I think he said 5 full size not samples as posted above?
I may be wrong.


----------



## Maggi200 (Aug 21, 2009)

That's what I was going on too marc. I want a full pot anyway


----------



## Guest (Nov 10, 2010)

I think all those intrested understand that, hence my stating I am in depending on price and if he can get it to me by friday.

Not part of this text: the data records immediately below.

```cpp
template <int THREADS, int NCH, int NBUF, bool NT, bool RESIDENT, bool WIDE_PREFETCH, bool CHECK = false>
__device__ __forceinline__ void coded_row_pass(const uint8_t *__restrict__ rec, const int64_t *__restrict__ rec_off,
                                               const int32_t *__restrict__ ndist, int ldc, const double *__restrict__ w,
                                               const int64_t *__restrict__ wide_rows, int64_t n_wide, int64_t R,
                                               const double (&p)[NCH][4], double (&acc)[NCH][4], bool &meta_ready,
                                               int *chk_result = nullptr, const int64_t *__restrict__ row_list = nullptr,
                                               int64_t n_list = 0, const int32_t *__restrict__ nquad = nullptr, int vbid = -1,
                                               int vgrid = 0) {
    static_assert(NBUF >= 3, "codes NBUF - 1 rows ahead, tables NBUF - 2");
    constexpr int NW = THREADS / 64;
    constexpr int AUX = NT ? 2 : 0;
    __shared__ double s_tbl[NBUF][ENC_MAX_CODES];
    __shared__ __attribute__((aligned(16))) double red[NBUF][NW];
    const int t = threadIdx.x, lane = t & 63, wv = t >> 6;
    const int nword = ldc >> 2;
    const int64_t bid = vbid >= 0 ? (int64_t)vbid : (int64_t)blockIdx.x, grid = vbid >= 0 ? (int64_t)vgrid : (int64_t)gridDim.x;
    const row_deal deal(row_list != nullptr ? n_list : R, bid, grid);
    const int voff = t * 4;
    int last_w = t + (NCH - 1) * THREADS;
    if (last_w > nword - 1) last_w = nword - 1;
    const int voff_last = last_w * 4;
    const bool tbl_thread = (THREADS <= ENC_MAX_CODES) || t < ENC_MAX_CODES;
    const int tslot = t & (ENC_MAX_CODES - 1);
    typedef unsigned int u2v __attribute__((ext_vector_type(2)));
    __shared__ int s_chk[2];
    if constexpr (CHECK) {
        if (t == 0) s_chk[0] = s_chk[1] = 0;
        __syncthreads();
    }
    auto list_row = [&](int64_t e) -> int64_t {
        int64_t r = wide_rows[e];
        if constexpr (CHECK) {
            if (r < 0 || r >= R || (e > 0 && wide_rows[e - 1] >= r)) {
                s_chk[1] = 1;
                r = -1;
            }
        }
        return r;
    };
    auto list_nd = [&](int64_t r) -> int {
        if (r < 0) return 0;
        int nd = ndist[r];
        if constexpr (CHECK) {
            if (nd <= ENC_MAX_CODES) {
                s_chk[1] = 1;
                nd = 0;
            }
        }
        return nd;
    };
// ... 443 lines not shown
```

mixemt_amd/csrc/mixemt_hip.hip:

```cpp
#include <hip/hip_runtime.h>
#include <stdint.h>
#include <stdio.h>
#include <stdlib.h>
#include <string.h>
#include <math.h>
#include <algorithm>
#include <atomic>
#include <mutex>
#include <type_traits>
#include <utility>
#include <vector>

#include "mixemt_hip.h"
#include "mixemt_hip_tuning.h"

#include "common.hpp"
#include "aln_encode.hpp"
#include "bam_reader.hpp"
#include "coded_kernels.hpp"
#include "quad_kernels.hpp"
#include "quad_batched_kernels.hpp"
#include "build_kernels.hpp"
#include "build_lut_kernels.hpp"
#include "build_sparse_kernels.hpp"
#include "em_kernels.hpp"
#include "estep_kernels.hpp"
#include "aux_kernels.hpp"
#include "records_kernels.hpp"
#include "fused_kernels.hpp"
#include "fused_cols_kernels.hpp"
#include "fused_coded_kernels.hpp"
#include "fused_narrow_kernels.hpp"
#include "samples_kernels.hpp"
#include "samples_finish_kernels.hpp"
#include "exchange.hpp"
#include "aln_walk.hpp"
#include "observe_kernels.hpp"
#include "var_check_kernels.hpp"
#include "assemble_kernels.hpp"


struct mxm_em_state;
typedef void (*mxm_progress_fn)(const mxm_em_state *state_host, int32_t B, void *user);
struct mxm_tuning {
    int sparse_maxd = -1;
    int min_rows_per_wg = 8;
    int compact_restarts = 2;
    int max_bt = 4;
    int loop_graph = -1;
    int loop_fused = -1;
    int fused_chunk = 0;
    int fused_cols = 1;
    int fused_coded_wg = 0;
    int quad_left_wg = 0;
    int sparse_long_entries = 5120;
    int quad_encoder = 1;
    int sparse_long = 1;
    int coded_bt = 3;
    int fused_force_abort = 0;
    double fused_cells = 1.0e8;
    hipEvent_t ev_start = nullptr, ev_stop = nullptr;
    mxm_progress_fn progress = nullptr;
    void *progress_user = nullptr;
    int progress_every = 10;
};
static std::mutex g_tune_mu;
static mxm_tuning g_tune;
static thread_local mxm_tuning T;
#define MXM_ENTER() do { std::lock_guard<std::mutex> lk_(g_tune_mu); T = g_tune; } while (0)
template <typename F>
static int tune_set(F f) {
    std::lock_guard<std::mutex> lk(g_tune_mu);
    f(g_tune);
    return 0;
}
extern "C" int mxm_reset_tuning(void) {
    return tune_set([](mxm_tuning &t) { t = mxm_tuning(); });
}

static inline int clamp_grid(int64_t want, int cap) {
    if (want < 1) want = 1;
    return (int)(want < cap ? want : cap);
}

static inline int64_t part_ld(int H) { return ((int64_t)H + 1) & ~(int64_t)1; }

static hipError_t raise_dynamic_lds(const void *kernel, size_t bytes, const char *name) {
    const hipError_t e = hipFuncSetAttribute(kernel, hipFuncAttributeMaxDynamicSharedMemorySize, (int)bytes);
    if (e != hipSuccess)
        snprintf(g_err, sizeof(g_err), "%s: cannot opt into %zu bytes of dynamic LDS: %s", name, bytes,
                 hipGetErrorString(e));
    return e;
}
static int dynamic_lds_ok(const void *kernel, size_t bytes, const char *name, const char *who = nullptr, int H = 0,
                          const char *too_wide = nullptr) {
    if (too_wide != nullptr && bytes > 150 * 1024) return fail(-1, "%s: H=%d %s", who, H, too_wide);
    if (bytes > 60 * 1024 && raise_dynamic_lds(kernel, bytes, name) != hipSuccess) return -2;
    return 0;
}

#define RC_TRY(expr)                                                                         \
    do {                                                                                     \
        const int rc_ = (expr);                                                              \
        if (rc_ != 0) return rc_;                                                            \
    } while (0)

template <int MAX, typename F>
static bool dispatch_width(int n, F &&f) {
    if constexpr (MAX < 1) {
// ... 286 lines not shown
extern "C" int mxm_linearize(const double *M, int64_t ldm, int64_t R, int32_t H, double *P, int64_t ldp,
                             double *rowmax, void *stream) {
    if (R < 0 || H <= 0) return fail(-1, "mxm_linearize: bad shape");
    if (ldm < H || ldp < H || (ldp & 1)) return fail(-1, "mxm_linearize: ldp must be even and >= H (ldp=%lld)", (long long)ldp);
    if (R == 0) return 0;
    if (wide_rows_ok(M, ldm, H) && (reinterpret_cast<uintptr_t>(P) & 15) == 0 &&
        linearize_wide<double>(M, ldm, R, (int)H, P, ldp, rowmax, (hipStream_t)stream) == 0) {
        HIP_TRY(hipGetLastError());
        return 0;
    }
    const int grid = clamp_grid(R, num_cu() * 8);
    hipLaunchKernelGGL(linearize_kernel, dim3(grid), dim3(ROW_THREADS), 0, (hipStream_t)stream, M, ldm, R,
                       (int)H, P, ldp, rowmax);
    HIP_TRY(hipGetLastError());
    return 0;
}

extern "C" int mxm_set_timing_events(void *ev_start, void *ev_stop) {
    return tune_set([=](mxm_tuning &t) { t.ev_start = (hipEvent_t)ev_start; t.ev_stop = (hipEvent_t)ev_stop; });
}

extern "C" int mxm_set_min_rows_per_wg(int32_t n) {
    if (n < 1) return fail(-1, "mxm_set_min_rows_per_wg: n < 1");
    return tune_set([n](mxm_tuning &t) { t.min_rows_per_wg = n; });
}

extern "C" int mxm_set_compact_restarts(int32_t mode) {
    return tune_set([mode](mxm_tuning &t) { t.compact_restarts = mode < 0 ? 0 : (mode > 2 ? 2 : mode); });
}

extern "C" int mxm_set_batch_tile(int32_t bt) {
    if (bt < 1 || bt > 4) return fail(-1, "mxm_set_batch_tile: tile must be 1..4");
    return tune_set([bt](mxm_tuning &t) { t.max_bt = bt; });
}

extern "C" int mxm_set_fused_coded_grid(int32_t nwg) {
    return tune_set([nwg](mxm_tuning &t) { t.fused_coded_wg = nwg > 0 ? nwg : 0; });
}

extern "C" int mxm_set_sparse_long_rows(int32_t on) {
    return tune_set([on](mxm_tuning &t) { t.sparse_long = on ? 1 : 0; });
}
extern "C" int mxm_set_sparse_long_entries(int32_t n) {
    return tune_set([n](mxm_tuning &t) { t.sparse_long_entries = n > 0 ? n : 0; });
}
extern "C" int mxm_set_coded_batch_tile(int32_t bt) {
    if (bt != 1 && bt != 3) return fail(-1, "mxm_set_coded_batch_tile: 1 or 3, got %d", bt);
    return tune_set([bt](mxm_tuning &t) { t.coded_bt = bt; });
}
extern "C" int mxm_set_quad_encoder(int32_t kind) {
    if (kind != 0 && kind != 1) return fail(-1, "mxm_set_quad_encoder: 0 or 1, got %d", kind);
    return tune_set([kind](mxm_tuning &t) { t.quad_encoder = kind; });
}
extern "C" int mxm_set_quad_left_grid(int32_t nwg) {
    return tune_set([nwg](mxm_tuning &t) { t.quad_left_wg = nwg > 0 ? nwg : 0; });
}

extern "C" int mxm_diag_fused_force_abort(int32_t on) {
    return tune_set([on](mxm_tuning &t) { t.fused_force_abort = on ? 1 : 0; });
}

#ifndef MXM_V1_THREADS
#define MXM_V1_THREADS 256
#endif
#ifndef MXM_V1_NBUF
#define MXM_V1_NBUF 2
#endif
#ifndef MXM_V1_WG_PER_CU
#define MXM_V1_WG_PER_CU 2
#endif
#ifndef MXM_V2_THREADS
#define MXM_V2_THREADS 512
#endif
#ifndef MXM_V2_NBUF
#define MXM_V2_NBUF 2
#endif
#ifndef MXM_V3_THREADS
#define MXM_V3_THREADS 512
#endif
#ifndef MXM_V3_NBUF
#define MXM_V3_NBUF 2
#endif
#ifndef MXM_V4_THREADS
#define MXM_V4_THREADS 512
#endif
#ifndef MXM_V4_NBUF
#define MXM_V4_NBUF 2
#endif
#ifndef MXM_V2_PREG
#define MXM_V2_PREG 1
#endif
#ifndef MXM_V3_PREG
#define MXM_V3_PREG 2
#endif
#ifndef MXM_V4_PREG
#define MXM_V4_PREG 2
#endif
#ifndef MXM_V1B_THREADS
#define MXM_V1B_THREADS 512
#endif
#ifndef MXM_V1B_NBUF
#define MXM_V1B_NBUF 3
#endif
#define MXM_MAX_COL2 4096
#define MXM_LDS_BUDGET (156 * 1024)

// ... 238 lines not shown
    for (int b = 0; b < B;) {
        const int left = B - b;
        const int passes = (left + max_bt - 1) / max_bt;
        const int nb = (left + passes - 1) / passes;
        const mxm_em_state *st = state ? state + b : nullptr;
        int rc;
        if (linear)
            rc = em_iter_linear_tile(P, ldp, w, props, R, (int)H, nb, slots_from(b), state, colsum, (double *)ws,
                                     (hipStream_t)stream, b == 0);
        else
            rc = em_iter_log_one(M, ldm, w, ln_props ? ln_props + (int64_t)b * H : nullptr, R, (int)H, st,
                                 colsum + (int64_t)b * H, (double *)ws, (hipStream_t)stream);
        if (rc != 0) return rc;
        b += nb;
    }
    return 0;
}

extern "C" int mxm_linearize_f32(const double *M, int64_t ldm, int64_t R, int32_t H, float *P, int64_t ldp,
                                 double *rowmax, void *stream) {
    if (R < 0 || H <= 0) return fail(-1, "mxm_linearize_f32: bad shape");
    if (ldm < H || ldp < H || (ldp & 3)) return fail(-1, "mxm_linearize_f32: ldp must be a multiple of 4 and >= H (ldp=%lld)", (long long)ldp);
    if (R == 0) return 0;
    if (wide_rows_ok(M, ldm, H) && (reinterpret_cast<uintptr_t>(P) & 7) == 0 && (ldp & 1) == 0 &&
        linearize_wide<float>(M, ldm, R, (int)H, P, ldp, rowmax, (hipStream_t)stream) == 0) {
        HIP_TRY(hipGetLastError());
        return 0;
    }
    const int grid = clamp_grid(R, num_cu() * 8);
    hipLaunchKernelGGL(linearize_f32_kernel, dim3(grid), dim3(ROW_THREADS), 0, (hipStream_t)stream, M, ldm, R, (int)H,
                       P, ldp, rowmax);
    HIP_TRY(hipGetLastError());
    return 0;
}

extern "C" int mxm_em_iter_f32(const float *P, int64_t ldp, const double *w, const double *props, int64_t R,
                               int32_t H, int32_t B, const mxm_em_state *state, double *colsum, void *ws,
                               size_t ws_bytes, void *stream) {
    MXM_ENTER();
    if (R <= 0 || H <= 0 || B <= 0) return fail(-1, "mxm_em_iter_f32: bad shape R=%lld H=%d", (long long)R, H);
    if (!mxm_linear_supported(H)) return fail(-1, "mxm_em_iter_f32: H=%d outside the linear kernel's range", H);
    if (P == nullptr || (ldp & 3) || ldp < H) return fail(-1, "mxm_em_iter_f32: ldp must be a multiple of 4 and >= H");
    if (ws == nullptr || ws_bytes < mxm_workspace_bytes(R, H, B)) return fail(-1, "mxm_em_iter_f32: workspace too small");
    for (int b = 0; b < B; ++b) {
        const int rc = em_iter_f32_one(P, ldp, w, props + (int64_t)b * H, R, (int)H, state ? state + b : nullptr,
                                       colsum + (int64_t)b * H, (double *)ws, (hipStream_t)stream, b == 0);
        if (rc != 0) return rc;
    }
    return 0;
}

extern "C" size_t mxm_coded_bytes(int64_t R, int32_t H) { return mxm_record_bytes(R, H); }

extern "C" int mxm_encode_rows(const double *M, int64_t ldm, int64_t R, int32_t H, uint8_t *rec, size_t rec_bytes,
                               int64_t *rec_off, int32_t *ndist, double *rowmax, int64_t *stats, void *stream) {
    if (R <= 0 || H <= 0 || ldm < H) return fail(-1, "mxm_encode_rows: bad shape R=%lld H=%d", (long long)R, H);
    if (!mxm_linear_supported(H) || (reinterpret_cast<uintptr_t>(M) & 7) != 0)
        return fail(-1, "mxm_encode_rows: needs H in [65, 8192] (H=%d ldm=%lld)", H, (long long)ldm);
    if (rec == nullptr || (reinterpret_cast<uintptr_t>(rec) & 15) || rec_bytes < (size_t)coded_ld(H) + 16 * ENC_MAX_CODES)
        return fail(-1, "mxm_encode_rows: record buffer missing, unaligned or smaller than one record");
    if (rec_off == nullptr || ndist == nullptr || rowmax == nullptr || stats == nullptr)
        return fail(-1, "mxm_encode_rows: output arrays required");
    hipStream_t s = (hipStream_t)stream;
    HIP_TRY(hipMemsetAsync(stats, 0, 2 * sizeof(int64_t), s));
    const int ldc = coded_ld(H);
    const int nch = (ldc / 4 + ENC_THREADS - 1) / ENC_THREADS;
    const int grid = clamp_grid(R, num_cu() * 4);
    const int grid_w = clamp_grid((R + 31) / 32, num_cu() * 3);
    const bool ok = dispatch_width<8>(nch, [&](auto n) {
        constexpr int NCH = decltype(n)::value;
        unsigned long long *st = reinterpret_cast<unsigned long long *>(stats);
        hipLaunchKernelGGL((encode_rows_kernel<NCH>), dim3(grid), dim3(ENC_THREADS), 0, s, M, ldm, R, (int)H, ldc, rec,
                           (int64_t)rec_bytes, rec_off, ndist, rowmax, st);
        hipLaunchKernelGGL((encode_wide_rows_kernel<NCH>), dim3(grid_w), dim3(ENC_THREADS), 0, s, M, ldm, R, (int)H, ldc, rec,
                           (int64_t)rec_bytes, rec_off, ndist, rowmax, st);
    });
    if (!ok) return fail(-1, "mxm_encode_rows: H=%d outside the kernel's range", H);
    HIP_TRY(hipGetLastError());
    return 0;
}
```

If the price and delivery isnt right then will buy zymol at the nec :thumb:


----------



## HeavenlyDetail (Sep 22, 2006)

matt1263 said:


> I think all those intrested understand that, hence my stating I am in depending on price and if he can get it to me by friday.
> 
> If the price and delivery isnt right then will buy zymol at the nec :thumb:


Matt i posted as Mr Face said he would love a sample pot.
What zymol wax would you purchase from their range?


----------



## Scrim-1- (Oct 8, 2008)

Id be interestd depending on price


----------



## Maggi200 (Aug 21, 2009)

So do we have 5 up for a full pot then?

1) maggi112 
2)matt1263 
3)alanmcc 
4) scrim-1- 
5)Beau Technique
6) dazza 

dependant on price


----------



## Razzzle (Jul 3, 2010)

Dazza (price dependant)


----------



## dwmc (Jun 6, 2010)

danielhoworth said:


> I have a dodo smaple pot of it mate, il have a look to make sure but I think it's about 60% full. What you got as id trade you something for it if you liked?
> Dan


got an idea mate . send us a pm and we`ll discuss it further :thumb:


----------



## david g (Dec 14, 2005)

maggi112 said:


> So do we have 5 up for a full pot then?
> 
> 1) maggi112
> 2)matt1263
> ...


Just to confirm that these are for full size pots ? :thumb:


----------



## HeavenlyDetail (Sep 22, 2006)

dwmc said:


> got an idea mate . send us a pm and we`ll discuss it further :thumb:


Daniel where has this com from?
If it's the trial pot sent to Ralph it is not the same chemistry as celeste is now.
If it's been scooped from a celeste pot with label in top then that's a different story.
Who's supplied you this sample Daniel?
Daz you need celeste in your life ha ha ha.


----------



## Maggi200 (Aug 21, 2009)

david g said:


> Just to confirm that these are for full size pots ? :thumb:


I only picked out the names that said they were for full pots david.


----------



## Razzzle (Jul 3, 2010)

vxrmarc said:


> Daniel where has this com from?
> If it's the trial pot sent to Ralph it is not the same chemistry as celeste is now.
> If it's been scooped from a celeste pot with label in top then that's a different story.
> Who's supplied you this sample Daniel?
> Daz you need celeste in your life ha ha ha.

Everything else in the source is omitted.